» **Aim of the task**
Exact reproduction required: print each line of the material below.
========================================================================
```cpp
template <int NT, int NR, int ES, int PSP4, int PS4, int RS4, typename Args>
__device__ __forceinline__ void gather_decode16(const int& tid, const int& e0, unsigned& om, const int& y0, const int& x0, const Args& a, int* const& gtab, const int& HWin) {
    int t = e0;
    asm volatile("" : "+v"(t));
    om = 0;
#pragma unroll
    for (int i = 0; i < NR; ++i) {
        const int e = t + i * ES;
        const int ci = e / PSP4;
        const int rem = e - ci * PSP4;
        const int r = rem / RS4;
        const int j = rem - r * RS4;
        const int oy = y0 - 1 + r, ox4 = x0 - 4 + 4 * j;
        const bool in = rem < PS4 && (unsigned)oy < (unsigned)a.Hout && (unsigned)ox4 < (unsigned)a.Wout;
        gtab[i * NT + tid] = in ? (ci * HWin + oy * a.Win + ox4) * 4 : -1;
        om |= (in ? 0u : 1u) << i;
    }
}

__device__ __forceinline__ void load_taps(const float* __restrict__ w, int Cin, int co, int ci, int transpose, float (&g)[3][3]) {
#pragma unroll
    for (int p = 0; p < 3; ++p)
#pragma unroll
        for (int q = 0; q < 3; ++q)
            g[p][q] = transpose ? w[((long long)ci * Cin + co) * 9 + (2 - p) * 3 + (2 - q)] : w[((long long)co * Cin + ci) * 9 + p * 3 + q];
}


template <int NPOS, typename K>
int pack_entry(const char* name, K kern, const float* w, float* image, int Cout, int Cin, int transpose, idiff_stream_t stream) {
    IDIFF_CHECK_ARG(w && image && Cout > 0 && Cin > 0, "%s: bad args", name);
    const int Co = transpose ? Cin : Cout, Ci = transpose ? Cout : Cin;
    IDIFF_CHECK_ARG(Co % 16 == 0 && Ci % 8 == 0, "%s: needs conv Cout %% 16 == 0 and Cin %% 8 == 0 (got %d, %d)", name, Co, Ci);
    if (Co % 64) {
        hipError_t e = hipMemsetAsync(image, 0, (size_t)NPOS * Ci * ((Co + 63) / 64) * 64 * sizeof(float), (hipStream_t)stream);
        if (e != hipSuccess) IDIFF_FAIL(IDIFF_E_HIP, "%s: hipMemsetAsync: %s", name, hipGetErrorString(e));
    }
    const long long n = (long long)Cout * Cin;
    const int grid = (int)((n + 255) / 256 > 4096 ? 4096 : (n + 255) / 256);
    hipLaunchKernelGGL(kern, dim3(grid), dim3(256), 0, (hipStream_t)stream, w, image, Cout, Cin, transpose);
    IDIFF_CHECK_LAUNCH(name);
    return IDIFF_OK;
}

inline int persistent_grid(int total, int slots, int* per_out = nullptr) {
    const int per = (total + slots - 1) / slots;
    if (per_out) *per_out = per;
    return (total + per - 1) / per;
}

template <typename F>
int launch_spec_ladder(int mode, bool pro, bool src1, bool ragged, F&& launch) {
    auto rag = [&](auto mode_tag, auto spec_tag) {
        if (ragged) return launch(mode_tag, spec_tag, std::true_type{});
        return launch(mode_tag, spec_tag, std::false_type{});
    };
    using Normal = std::integral_constant<int, IDIFF_CONV_NORMAL>;
    using Upsample = std::integral_constant<int, IDIFF_CONV_UPSAMPLE2>;
    if (mode == IDIFF_CONV_UPSAMPLE2) return rag(Upsample{}, std::integral_constant<int, 1>{});
    if (pro) return rag(Normal{}, std::integral_constant<int, 2>{});
    if (src1) return rag(Normal{}, std::integral_constant<int, 3>{});
    return rag(Normal{}, std::integral_constant<int, 1>{});
}

}

#ifdef IDIFF_WINO_TRACE
#define TRACE_PARAM , long long* trace
#define TRACE_INIT(N) long long tr_t[(N) + 1] = {0}, tr_acc[N] = {0};
#define TRACE_MARK(k)                       \
    tr_t[k] = __builtin_readcyclecounter(); \
    if (k > 0) tr_acc[k - 1] += tr_t[k] - tr_t[k - 1];
#define TRACE_LAP(last) \
    if (tr_t[last] != 0) tr_acc[last] += tr_t[0] - tr_t[last];
#define TRACE_FINI(N)                                                                                                   \
    if (tid == 0) {                                                                                                     \
        for (int q_ = 0; q_ < (N); ++q_) atomicAdd((unsigned long long*)trace + q_, (unsigned long long)tr_acc[q_]);    \
    }
#else
#define TRACE_PARAM
#define TRACE_INIT(N)
#define TRACE_MARK(k)
#define TRACE_LAP(last)
#define TRACE_FINI(N)
#endif
```

Measured before the change: 44.96 steps/s.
========================================================================
» **Solution below**
```cpp
template <int NT, int NR, int ES, int PSP4, int PS4, int RS4, typename Args>
__device__ __forceinline__ void gather_decode16(const int& tid, const int& e0, unsigned& om, const int& y0, const int& x0, const Args& a, int* const& gtab, const int& HWin) {
    int t = e0;
    asm volatile("" : "+v"(t));
    om = 0;
#pragma unroll
    for (int i = 0; i < NR; ++i) {
        const int e = t + i * ES;
        const int ci = e / PSP4;
        const int rem = e - ci * PSP4;
        const int r = rem / RS4;
        const int j = rem - r * RS4;
        const int oy = y0 - 1 + r, ox4 = x0 - 4 + 4 * j;
        const bool in = rem < PS4 && (unsigned)oy < (unsigned)a.Hout && (unsigned)ox4 < (unsigned)a.Wout;
        gtab[i * NT + tid] = in ? (ci * HWin + oy * a.Win + ox4) * 4 : -1;
        om |= (in ? 0u : 1u) << i;
    }
}

__device__ __forceinline__ void load_taps(const float* __restrict__ w, int Cin, int co, int ci, int transpose, float (&g)[3][3]) {
#pragma unroll
    for (int p = 0; p < 3; ++p)
#pragma unroll
        for (int q = 0; q < 3; ++q)
            g[p][q] = transpose ? w[((long long)ci * Cin + co) * 9 + (2 - p) * 3 + (2 - q)] : w[((long long)co * Cin + ci) * 9 + p * 3 + q];
}


template <int NPOS, typename K>
int pack_entry(const char* name, K kern, const float* w, float* image, int Cout, int Cin, int transpose, idiff_stream_t stream) {
    IDIFF_CHECK_ARG(w && image && Cout > 0 && Cin > 0, "%s: bad args", name);
    const int Co = transpose ? Cin : Cout, Ci = transpose ? Cout : Cin;
    IDIFF_CHECK_ARG(Co % 16 == 0 && Ci % 8 == 0, "%s: needs conv Cout %% 16 == 0 and Cin %% 8 == 0 (got %d, %d)", name, Co, Ci);
    if (Co % 64) {
        hipError_t e = hipMemsetAsync(image, 0, (size_t)NPOS * Ci * ((Co + 63) / 64) * 64 * sizeof(float), (hipStream_t)stream);
        if (e != hipSuccess) IDIFF_FAIL(IDIFF_E_HIP, "%s: hipMemsetAsync: %s", name, hipGetErrorString(e));
    }
    const long long n = (long long)Cout * Cin;
    const int grid = (int)((n + 255) / 256 > 4096 ? 4096 : (n + 255) / 256);
    hipLaunchKernelGGL(kern, dim3(grid), dim3(256), 0, (hipStream_t)stream, w, image, Cout, Cin, transpose);
    IDIFF_CHECK_LAUNCH(name);
    return IDIFF_OK;
}

inline int persistent_grid(int total, int slots, int* per_out = nullptr) {
    const int per = (total + slots - 1) / slots;
    if (per_out) *per_out = per;
    return (total + per - 1) / per;
}

template <typename F>
int launch_spec_ladder(int mode, bool pro, bool src1, bool ragged, F&& launch) {
    auto rag = [&](auto mode_tag, auto spec_tag) {
        if (ragged) return launch(mode_tag, spec_tag, std::true_type{});
        return launch(mode_tag, spec_tag, std::false_type{});
    };
    using Normal = std::integral_constant<int, IDIFF_CONV_NORMAL>;
    using Upsample = std::integral_constant<int, IDIFF_CONV_UPSAMPLE2>;
    if (mode == IDIFF_CONV_UPSAMPLE2) return rag(Upsample{}, std::integral_constant<int, 1>{});
    if (pro) return rag(Normal{}, std::integral_constant<int, 2>{});
    if (src1) return rag(Normal{}, std::integral_constant<int, 3>{});
    return rag(Normal{}, std::integral_constant<int, 1>{});
}

}

#ifdef IDIFF_WINO_TRACE
#define TRACE_PARAM , long long* trace
#define TRACE_INIT(N) long long tr_t[(N) + 1] = {0}, tr_acc[N] = {0};
#define TRACE_MARK(k)                       \
    tr_t[k] = __builtin_readcyclecounter(); \
    if (k > 0) tr_acc[k - 1] += tr_t[k] - tr_t[k - 1];
#define TRACE_LAP(last) \
    if (tr_t[last] != 0) tr_acc[last] += tr_t[0] - tr_t[last];
#define TRACE_FINI(N)                                                                                                   \
    if (tid == 0) {                                                                                                     \
        for (int q_ = 0; q_ < (N); ++q_) atomicAdd((unsigned long long*)trace + q_, (unsigned long long)tr_acc[q_]);    \
    }
#else
#define TRACE_PARAM
#define TRACE_INIT(N)
#define TRACE_MARK(k)
#define TRACE_LAP(last)
#define TRACE_FINI(N)
#endif
```

Measured before the change: 44.96 steps/s.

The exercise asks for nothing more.